Introduction
Sometimes, in efforts to express the enormity of our excitement during pivotal points of great joy, we often have to employ the usage of exclamations to exaggerate the epitome of our success amid the expectation of a much-anticipated defeat. For example, my father was a card player who was able, through progressive thinking and prolific timing, to celebrate great victories with a hand of cards that, for most anyone else, would have led to a predictable defeat. Daddy, with a faulty hand of cards, would still bid, with absolute confidence, much higher than he often should have. Even the most optimistic individuals at the table with him would doubt his ability to win against such great odds. These significant odds only deepened daddy’s desire to prove his doubter wrong. Once daddy realized, despite his losing hand of cards, that he was in line to win the game with his final play, he would not just routinely or quietly lay his cards on the table (Oh, no! That would be too serene for my daddy); he would stand up at the table and rear back with card in hand as far as he could physically bend and, with all the force that he could muster up, daddy would cast his winning card to the table and shout with a triumphant voice of victory, “BAM”.
BAM is an acronym for be a miracle. In essence it would have to be a miraculous act in itself for my daddy to claim sweet victory while standing so closely to the margins of defeat in his card game (of which he was behind, dealt a below average hand, and doomed presumably for failure). Daddy, therefore, in celebrating his miraculous achievement (of making a comeback from a setback), with a glare of confidence, would directly look into the eyes of his opponents, who were obviously overwhelmed by his sudden triumph against such significant odds, and loudly say as an exclamation point, BAM (this has got to be a miracle because victory is mine)! I remember sitting on the floor in the hallway peeking around corners while listening intensely to daddy as he played cards for hours on end, which was a forbidden practice according to grandmother who was the Sunday school teacher in a traditional and conservative Baptist Church. I was not allowed to play cards in grandmother’s house nor in grandmother’s presence. Therefore, this illustration stood out in my memory so clearly simply because my curiosity about the card game and its participants captured my utmost attention. I concluded at an early age that I would follow the example of my father. I would do this not by being a champion at cards, but by being brave enough to take a few risks rather than live my life afraid to reach for victory because of my real fear of failure or the reaction of my friends, foes, and other faces of ridicule if I so happened to suffer defeat.
Daddy was such a great card player because of his willingness to take risks even when the odds of a successful outcome significantly outweighed his advantage of winning. I learned from watching daddy that winning is not always decided by the hand or the cards that we have been dealt in life. Success has to first be visualized before victory can ever be validated. In other words, confidence in partnership with competence can be a most effective tool towards both winning championships and faring well despite the various challenges in life.

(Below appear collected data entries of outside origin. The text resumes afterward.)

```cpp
extern "C" int adell_conv3d_fwd_s2_fused(const adell_conv3d_desc* d, const float* x,
                                         const void* w_split, const float* wscale,
                                         const float* bias, float* y, float* stat_partials,
                                         int partial_rows, uint32_t* in_absmax, void* stream) {
  ADELL_REQUIRE(fwd_s2_fused_ok(d),
                "conv_fwd_s2_fused: needs 32 -> 32 channels, k = 3, stride 2, padding 1, even dims");
  ADELL_REQUIRE_ROWS(stat_partials, partial_rows,
                     (long)adell_cdiv(d->Wo, 8) * adell_cdiv(d->Ho, 8) * adell_cdiv(d->Do, 4),
                     "conv_fwd_s2_fused");
  ADELL_REQUIRE(x && w_split && wscale && y, "conv_fwd_s2_fused: null pointer");
  ADELL_REQUIRE(((uintptr_t)x & 15) == 0, "conv_fwd_s2_fused: x must be 16-byte aligned");
  FwdS2Args a;
  a.x = x;
  a.wpack = reinterpret_cast<const char*>(w_split);
  a.wscale = wscale;
  a.bias = bias;
  a.y = y;
  a.part = stat_partials;
  a.amax_out = in_absmax;
  a.N = d->N; a.D = d->D; a.H = d->H; a.W = d->W; a.Do = d->Do; a.Ho = d->Ho; a.Wo = d->Wo;
  a.ntx = adell_cdiv(d->Wo, 8);
  a.nty = adell_cdiv(d->Ho, 8);
  a.ntz = adell_cdiv(d->Do, 4);
  const long nbricks = (long)d->N * a.ntx * a.nty * a.ntz;
  ADELL_REQUIRE(nbricks < 0x0fffffffL, "conv_fwd_s2_fused: too many bricks");
  a.nbricks = (int)nbricks;
  int grid = (int)(nbricks < adell_cu_count() ? nbricks : adell_cu_count());
  if (grid >= 8) grid &= ~7;
  hipStream_t st = (hipStream_t)stream;
#ifdef ADELL_DEBUG
  switch (g_adell_tune.igemm_dbg) {
    case 1: return adell_launch<adell_fwd_s2_fused_kernel<1>>(dim3(grid), dim3(kThreads), kLds, st, a);
    case 2: return adell_launch<adell_fwd_s2_fused_kernel<2>>(dim3(grid), dim3(kThreads), kLds, st, a);
    case 3: return adell_launch<adell_fwd_s2_fused_kernel<3>>(dim3(grid), dim3(kThreads), kLds, st, a);
    case 8: return adell_launch<adell_fwd_s2_fused_kernel<8>>(dim3(grid), dim3(kThreads), kLds, st, a);
    case 16: return adell_launch<adell_fwd_s2_fused_kernel<16>>(dim3(grid), dim3(kThreads), kLds, st, a);
    case 27: return adell_launch<adell_fwd_s2_fused_kernel<27>>(dim3(grid), dim3(kThreads), kLds, st, a);
  }
#endif
  return adell_launch<adell_fwd_s2_fused_kernel<0>>(dim3(grid), dim3(kThreads), kLds, st, a);
}
```

Measured before the change: 63.32 volumes/s.
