size_t dod::carve_decoder(const dod_handle* h, Carver& c, int B, int N, DecWS* w, bool need_mem_op) {
  const dod_config& g = h->cfg;
  const size_t BQ = (size_t)B * g.num_queries, Dd = g.dec_hidden, M = (size_t)B * N;
  DecWS t;
  t.tgt = (float*)c.take(BQ * Dd * 4); t.t2 = (float*)c.take(BQ * Dd * 4); t.att = (float*)c.take(BQ * Dd * 4);
  t.samp = (float*)c.take(BQ * Dd * 4); t.qkv = (float*)c.take(BQ * 3 * Dd * 4);
  t.proj = (float*)c.take(BQ * (size_t)(h->ncat > 0 ? h->ncat : 4) * 4);
  t.ffn = (float*)c.take(BQ * (size_t)g.dim_feedforward * 4); t.hb = (float*)c.take(BQ * (Dd / 2) * 4);
  t.qd = (float*)c.take(BQ * Dd * 4);
  { const size_t kmax = Dd > (size_t)g.dim_feedforward ? Dd : (size_t)g.dim_feedforward;
    const bool want3 = is_bf16(h) || is_x3(h);
    t.a3 = want3 ? (bf16_t*)c.take(BQ * 3 * kmax * 2) : nullptr;
    t.a3b = want3 ? (bf16_t*)c.take(BQ * 3 * kmax * 2) : nullptr; }
  t.mem2 = is_x3(h) ? (bf16_t*)c.take(M * 2 * Dd * 2) : nullptr;
  t.mem_op = need_mem_op ? c.take(M * Dd * esz(h)) : nullptr;
  if (g.use_deformable) {
    int uniq = 0; for (auto& L : h->DL) if (L.vp_alias < 0) ++uniq;
    if (!h->finalized) uniq = g.dec_layers;
    t.values = (float*)c.take(M * Dd * 4 * (size_t)(uniq > 0 ? uniq : 1)); t.kv = nullptr;
  } else {
    t.values = nullptr; t.kv = (float*)c.take(M * 2 * Dd * 4);
  }
  if (w) *w = t;
  return c.off;
}

size_t dod::carve_backbone(const dod_handle* h, Carver& c, int B, int N, BbWS* w) {
  const dod_config& g = h->cfg;
  const size_t M = (size_t)B * N, D = g.hidden, es = esz(h), Np = N - 1;
  const size_t F1 = g.swiglu ? 2 * (size_t)g.ffn_hidden : (size_t)g.ffn_hidden;
  size_t hb = M * F1; const size_t col = (size_t)B * Np * (size_t)(h->Kp ? h->Kp : (3 * g.patch * g.patch + 63) / 64 * 64);
  if (col > hb) hb = col;
  BbWS t;
  t.x = (float*)c.take(M * D * 4); t.y = c.take(M * D * es); t.qkv = c.take(M * 3 * D * es); t.ctx = c.take(M * D * es);
  t.hbuf = c.take(hb * es); t.gated = g.swiglu ? c.take(M * (size_t)g.ffn_hidden * es) : nullptr;
  t.mem = c.take(M * (size_t)(g.target_dim ? g.target_dim : g.hidden) * es);
  t.rs = is_fp8(h) ? (float*)c.take(M * 4) : nullptr;
  t.bs = (is_fp8(h) && g.swiglu && g.ffn_hidden % 256 == 0) ? (unsigned char*)c.take(M * (size_t)(g.ffn_hidden / 32)) : nullptr;
  t.bsx = (is_fp8(h) && D % 256 == 0) ? (unsigned char*)c.take(M * (D / 32)) : nullptr;
  const bool foldable = ln_foldable(h);
  t.lnp = foldable ? (float2*)c.take(M * ((D + 127) / 128) * 8) : nullptr;
  t.lns = foldable ? (float2*)c.take(M * 8) : nullptr;
  t.lns2 = foldable ? (float2*)c.take(M * 8) : nullptr;
  if (w) *w = t;
  return c.off;
}

int dod::prepare_impl(dod_handle* h, int H, int W, hipStream_t s) {
  const dod_config& g = h->cfg;
  if (!h->finalized || !h->has_bb) return fail(h, DOD_ERR_STATE, "backbone weights not finalized");
  if (H < g.patch || W < g.patch) return fail(h, DOD_ERR_INVALID, "image %dx%d smaller than one patch", H, W);
  if (h->pos_H == H && h->pos_W == W) return DOD_OK;
  const int gh = H / g.patch, gw = W / g.patch;
  if (gh * gw == g.pos_grid * g.pos_grid && H == W) { h->pos_hw = h->pos; h->pos_H = H; h->pos_W = W; return DOD_OK; }
  const std::pair<int, int> key(gh, gw);
  auto it = h->pos_cache.find(key);
  if (it == h->pos_cache.end()) {
    hipStreamCaptureStatus cs = hipStreamCaptureStatusNone;
    if (s && hipStreamIsCapturing(s, &cs) == hipSuccess && cs != hipStreamCaptureStatusNone)
      return fail(h, DOD_ERR_STATE, "first forward at %dx%d inside a stream capture: call dod_prepare(h, %d, %d) before capturing", H, W, H, W);
    const size_t need = (size_t)(gh * gw + 1) * g.hidden;
    float* buf = nullptr;
    HIPCHK(h, hipMalloc((void**)&buf, need * 4));
    h->owned.push_back(buf);
    KCHK(h, launch_pos_resize(h->pos, g.pos_grid, gh, gw, g.hidden, buf, s));
    it = h->pos_cache.emplace(key, buf).first;
  }
  h->pos_hw = it->second; h->pos_H = H; h->pos_W = W;
  return DOD_OK;
}

namespace {

void spatial_factor(int hw, int* h, int* w) {
  int s = (int)std::sqrt((double)hw);
  while ((s + 1) * (s + 1) <= hw) ++s;
  while (s * s > hw) --s;
  if (s * s != hw) {
    for (int i = s; i > 0; --i) if (hw % i == 0) { *h = i; *w = hw / i; return; }
  }
  *h = s; *w = s;
}

int tap(dod_handle* h, int stage, const void* src, bool src_bf16, size_t n, hipStream_t s) {
  auto it = h->taps.find(stage);
  if (it == h->taps.end() || !it->second) return 0;
  if (!src_bf16) { (void)hipMemcpyAsync(it->second, src, n * 4, hipMemcpyDeviceToDevice, s); return 0; }
  return launch_widen_bf16((const bf16_t*)src, it->second, n, s);
}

No one can accurately, authentically, or with absolute certainty capture with mere words, regardless of how articulate he or she is, the thrill of success and victory or the agonizing pain of failure and defeat. Life is so full of challenges that every individual can expect to experience his or her share of both the greatness of success and the grief of failure. In life, if we are able to learn the lessons from our areas of liability, weakness and pain, we will later be able to look back in retrospect and laugh at those very same obstacles that caused us to lament. Can it be true, as stated by sacred Scripture, that all things work together for our ultimate good (Romans 8:28)? Is it possible that the perils and pains experienced in life are simply instruments used by God to instruct us about His power, instigate us into His glorious presence and increase our intellect about His unfailing ability to supply our every need in accordance to the purpose and plan that He has for His People?
Have you ever experienced success in an area where you had earlier experienced failure? Could it be true that the exact things in life that caused you to fumble the football of success, finish last in the achievement files, and feel like a complete failure according to worldly statistics, later on in life contributed equally to your success, joy, or your first place finish?
If our focus is not always on finishing first, but rather, always on endeavoring to endure until the end, perhaps we can stop falsely labeling and linking failure to end of the road words like “final” and “finished”. If our trust is truly upon Him, who is able to prevent us from falling, then failure, to us, is not only non-existent, but also never even an option. Many times what we fail to realize in life is that God will often use the malignancy of a health crisis or the misfortunes of hardship experienced by individuals as material for a miracle. In essence, the mishap, misery and the mourning that we sometime find ourselves going through could very well be the making of a much-needed miracle.